# 微软研究院 Mirage：赋予视频生成持久空间记忆，不遗忘"转角后的场景"

- 来源：The Decoder：AI News（RSS）
- 作者：Jonathan Kemper
- 发布时间：2026-06-14 21:58
- AIHOT 分数：45
- AIHOT 链接：https://aihot.virxact.com/items/cmqdv7vsb00a9slrdr7s2h12c
- 原文链接：https://the-decoder.com/microsoft-researchs-mirage-gives-video-generation-a-persistent-spatial-memory-that-doesnt-forget-whats-around-the-corner

## AI 摘要

微软研究院与多所高校联合开发的视频世界模型 Mirage 将场景信息直接存储在潜在空间中，而非基于像素的点云。这大幅降低了计算时间和图形显存消耗，同时能在长镜头移动中保持场景空间一致性。不过，该模型目前仍无法可靠地跨片段跟踪运动物体。

## 正文

Microsoft Research's Mirage gives video generation a persistent spatial memory that doesn't forget what's around the corner

Key Points

Mirage, a new video world model from Microsoft Research and several universities, keeps the spatial structure of generated scenes consistent even during long camera movements.

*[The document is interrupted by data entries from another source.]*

@@ -796,23 +797,16 @@
         return fail("wtk_yolo_create: no pinned status word (hipHostMalloc failed, or more than 4096 live handles)");
     }
     if (h->split && !h->latency && h->use_sparse_box && wtk::sparse_box_pays(h->max_batch, h->lh[0], h->lw[0], h->num_cus)) {
-        size_t total = 0;
-        for (int i = 0; i < 3; ++i) {
-            int S, pitch, strips, bps;
-            halo_geometry_stacked(h->max_batch, h->lh[i], h->lw[i], kHaloRowsMax, &S, &pitch, &strips, &bps, 256);
-            total += 2 * (((size_t)strips * 2 * bps + 3) & ~(size_t)3);
-        }
-        h->live_bytes = total;
         if (dev_alloc(h, (void **)&h->sel_anchor, sizeof(int) * h->max_batch) || dev_alloc(h, (void **)&h->sel_score, sizeof(float) * h->max_batch)) {
             wtk_yolo_destroy(h);
             return 1;
         }
     }
-    if (dev_alloc(h, &h->zero_page, 256 + h->live_bytes)) {
+    if (dev_alloc(h, &h->zero_page, 256)) {
         wtk_yolo_destroy(h);
         return 1;
     }
-    if (hipMemset(h->zero_page, 0, 256 + h->live_bytes) != hipSuccess) {
+    if (hipMemset(h->zero_page, 0, 256) != hipSuccess) {
         wtk_yolo_destroy(h);
         return fail("wtk_yolo_create: hipMemset failed");
     }
diff --git a/wtracker_amd/csrc/wtk_run.hip b/wtracker_amd/csrc/wtk_run.hip
--- a/wtracker_amd/csrc/wtk_run.hip
+++ b/wtracker_amd/csrc/wtk_run.hip
@@ -251,7 +251,7 @@
 
 struct SparseBox {
     ConvLaunch cls0[3], box0[3], box1[3];
-    HeadSparseArgs hs;
+    BoxPatchArgs patch0[3], patch1[3];
     int level_of_op0(const wtk_yolo *h, size_t oi) const {
         for (int l = 0; l < 3; ++l)
             if ((int)oi == h->det[l].op0) return l;
@@ -264,11 +264,23 @@
     }
 };
 
+static BoxPatchArgs patch_args(const wtk_yolo *h, const HaloArgs &g, int anchor0) {
+    BoxPatchArgs q;
+    std::memset(&q, 0, sizeof(q));
+    q.in = g.in, q.in_ld = g.in_ld, q.in_coff = g.in_coff;
+    q.N = g.N, q.H = g.H, q.W = g.W, q.Cin = g.Cin;
+    q.w = g.w, q.bias = g.bias, q.Kpad = g.Kpad, q.act = g.act, q.zeros = h->zero_page;
+    q.out = g.out, q.out_ld = g.out_ld, q.out_coff = g.out_coff;
+    q.tail_w = g.tail_w, q.tail_bias = g.tail_bias, q.tail_out = g.tail_out;
+    q.tail_kpad = g.tail_kpad, q.tail_ld = g.tail_ld, q.tail_coff = g.tail_coff;
+    q.sel_anchor = h->sel_anchor, q.anchor0 = anchor0, q.n_dyn = h->n_dyn;
+    return q;
+}
+
 static bool resolve_sparse(const wtk_yolo *h, int B, SparseBox &sp) {
-    if (!h->use_sparse_box || !h->split || h->latency || !h->live_bytes) return false;
+    if (!h->use_sparse_box || !h->split || h->latency || !h->sel_anchor) return false;
     if (!sparse_box_pays(B, h->lh[0], h->lw[0], h->num_cus)) return false;
-    std::memset(&sp.hs, 0, sizeof(sp.hs));
-    unsigned off = 0;
+    int anchor0 = 0;
     for (int l = 0; l < 3; ++l) {
         const wtk_yolo::DetLevel &d = h->det[l];
         if (d.op0 < 0 || d.box1 < 0 || d.box2 < 0) return false;
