__global__ void __launch_bounds__(256)
train_batch_gather_kernel(const __grid_constant__ TrainBatchGather g) {
  const long long r = (long long)blockIdx.x * 8 + uniform_warp_id();
  if (r >= g.n_hist + g.n_cand) return;
  const int lane = threadIdx.x & 31, job = blockIdx.y;
  long long src = r < g.n_hist ? g.hist_idx[r] : g.cand_idx[r - g.n_hist];
  if (src < 0 || src >= g.n_rows) src = 0;
  if (job == 0) {
    const int32_t* s = g.news + src * g.W;
    long long* d = g.tokens_out + r * g.W;
    for (int c = lane; c < g.W; c += 32) d[c] = (long long)s[c];
  } else {
    const float4* s = reinterpret_cast<const float4*>(g.teacher[job - 1] + src * g.D);
    float4* d = reinterpret_cast<float4*>(g.teacher_out[job - 1] + r * g.out_ld);
    for (int c = lane; c < g.D / 4; c += 32) d[c] = s[c];
  }
}

__global__ void __launch_bounds__(256)
doc_sim_kernel(const float* __restrict__ table, long long n_rows, const int32_t* __restrict__ pairs, long long n_pairs,
               int D, double* __restrict__ sum_out) {
  __shared__ double s_part[8];
  const int warp = uniform_warp_id(), lane = threadIdx.x & 31;
  const long long pidx = (long long)blockIdx.x * 8 + warp;
  double c = 0.0;
  if (pidx < n_pairs) {
    const long long i = pairs[2 * pidx], j = pairs[2 * pidx + 1];
    if (i != j && i >= 0 && j >= 0 && i < n_rows && j < n_rows) {
      const float4* a = reinterpret_cast<const float4*>(table + i * D);
      const float4* b = reinterpret_cast<const float4*>(table + j * D);
      float dot = 0.f, na = 0.f, nb = 0.f;
      for (int k = lane; k < D / 4; k += 32) {
        const float4 x = a[k], y = b[k];
        dot = fmaf(x.x, y.x, fmaf(x.y, y.y, fmaf(x.z, y.z, fmaf(x.w, y.w, dot))));
        na = fmaf(x.x, x.x, fmaf(x.y, x.y, fmaf(x.z, x.z, fmaf(x.w, x.w, na))));
        nb = fmaf(y.x, y.x, fmaf(y.y, y.y, fmaf(y.z, y.z, fmaf(y.w, y.w, nb))));
      }
      dot = warp_sum(dot); na = warp_sum(na); nb = warp_sum(nb);
      c = (double)(dot / (sqrtf(na) * sqrtf(nb)));
    }
  }
  if (lane == 0) s_part[warp] = c;
  __syncthreads();
  if (threadIdx.x == 0) {
    double t = 0.0;
#pragma unroll
    for (int w = 0; w < 8; ++w) t += s_part[w];
    atomicAdd(sum_out, t);
  }
}

__constant__ double c_disc[10] = {1.0, 0.6309297535714575, 0.5, 0.43067655807339306, 0.38685280723454163,
                                  0.3562071871080222, 0.3333333333333333, 0.31546487678572877, 0.3010299956639812,
                                  0.2890648263178879};

constexpr int ES_WARPS = 8;
constexpr int ES_CPW = 32;

template <int VPL>
__global__ void __launch_bounds__(ES_WARPS * 32)
eval_score_kernel(const float* __restrict__ table, long long n_rows, const float* __restrict__ user,
                  const long long* __restrict__ ptr, const int32_t* __restrict__ cand, long long n_imp, long long nnz,
                  float* __restrict__ score) {
  const int lane = threadIdx.x & 31, grp = lane >> 3, gl = lane & 7;
  const long long warp_global = (long long)blockIdx.x * ES_WARPS + uniform_warp_id();
  const long long n_items = (nnz + ES_CPW - 1) / ES_CPW;
  constexpr int D = 32 * VPL;
  for (long long item = warp_global; item < n_items; item += (long long)gridDim.x * ES_WARPS) {
    const long long c0 = item * ES_CPW;
    const long long ci = c0 + lane;
    long long row = 0, imp = 0;
    if (ci < nnz) {
      const long long v = cand[ci];
      row = (v >= 0 && v < n_rows) ? v : 0;
      long long lo = 0, hi = n_imp;
      while (hi - lo > 1) {
        const long long mid = (lo + hi) >> 1;
        if (__ldg(ptr + mid) <= ci) lo = mid; else hi = mid;
      }
      imp = lo;
    }
    float out = 0.f;
#pragma unroll 2
    for (int pass = 0; pass < ES_CPW / 4; ++pass) {
      const int src = pass * 4 + grp;
      const long long r = __shfl_sync(0xffffffffu, row, src);
      const long long b = __shfl_sync(0xffffffffu, imp, src);
      const bool live = c0 + src < nnz;
      const float4* xr = reinterpret_cast<const float4*>(table + r * D) + gl;
      const float4* ur = reinterpret_cast<const float4*>(user + b * D) + gl;
      float4 x[VPL], u[VPL];
#pragma unroll
      for (int v = 0; v < VPL; ++v) x[v] = live ? __ldg(xr + v * 8) : make_float4(0.f, 0.f, 0.f, 0.f);
#pragma unroll
      for (int v = 0; v < VPL; ++v) u[v] = live ? __ldg(ur + v * 8) : make_float4(0.f, 0.f, 0.f, 0.f);
      float t = 0.f;
#pragma unroll
      for (int v = 0; v < VPL; ++v)
        t = fmaf(x[v].x, u[v].x, fmaf(x[v].y, u[v].y, fmaf(x[v].z, u[v].z, fmaf(x[v].w, u[v].w, t))));
      t += __shfl_xor_sync(0xffffffffu, t, 1);
      t += __shfl_xor_sync(0xffffffffu, t, 2);
      t += __shfl_xor_sync(0xffffffffu, t, 4);
      const float mine = __shfl_sync(0xffffffffu, t, (lane & 3) * 8);
      if ((lane >> 2) == pass) out = mine;
    }
    if (ci < nnz) score[ci] = out;
  }
}

constexpr int ER_WARPS = 4;

__device__ __forceinline__ double shfl_xor_f64(double v, int o) {
  return __hiloint2double(__shfl_xor_sync(0xffffffffu, __double2hiint(v), o), __shfl_xor_sync(0xffffffffu, __double2loint(v), o));
}

__device__ __forceinline__ uint32_t order_key(float f) {
  const uint32_t u = __float_as_uint(f + 0.0f);
  return u ^ ((uint32_t)((int32_t)u >> 31) | 0x80000000u);
}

Instead of taking the expensive detour through pixel-based 3D point clouds, the system stores image features directly in a spatial memory within its internal latent space.

Mirage generates videos up to 10.5x faster and uses up to 55x less memory than comparable models. Moving objects are still filtered out of the memory.

Mirage is a new video world model that skips the costly detour through pixel-based memory. That speeds up generation and keeps a scene's spatial structure stable even during long camera moves. Researchers from several universities built it with Microsoft Research.

Video world models turn a starting frame and a camera path into plausible moving images, handy for simulations or as world simulators. But without some kind of memory, even strong generators lose track of space over time. A corner of a room you've already passed looks different when the camera swings back. Furniture shifts, and textures change.

Systems like Voyager, WonderWorld, and Spatia try to fix this with a 3D point cloud that gets fed a steady stream of color data. Every new generation step has to render that cloud and then translate the result back into the model's internal feature space. Microsoft's new paper calls this a double bottleneck: It eats compute, and information leaks out every time the data passes through pixel space.

Mirage takes a different approach. Rather than holding onto visible color points, it stores the internal image features the diffusion model already uses. Each feature gets a spot in 3D space, which turns it into an entry in spatial memory.

To generate a new viewpoint, the model projects this store straight onto the target camera and hands the result to the generator, skipping the step of rendering a point cloud and re-encoding it. The authors say this also slashes memory use, since the data sits in the model's compact internal resolution instead of at full image size.

How the memory grows with each step

Mirage builds videos in segments, seeding the spatial memory from the starting image. For every later segment, the system pulls the relevant data from memory, generates the new frames, then writes their contents back to the cache. The memory keeps growing as it goes.

A filter keeps the system from tripping over itself by stripping out moving objects and the sky before writing, so only stable geometry lands in long-term memory. The researchers built on Alibaba's open-source video model Wan2.2, bolting on a small add-on module that teaches the model to use the new memory, then fine-tuning the whole thing with LoRA adapters.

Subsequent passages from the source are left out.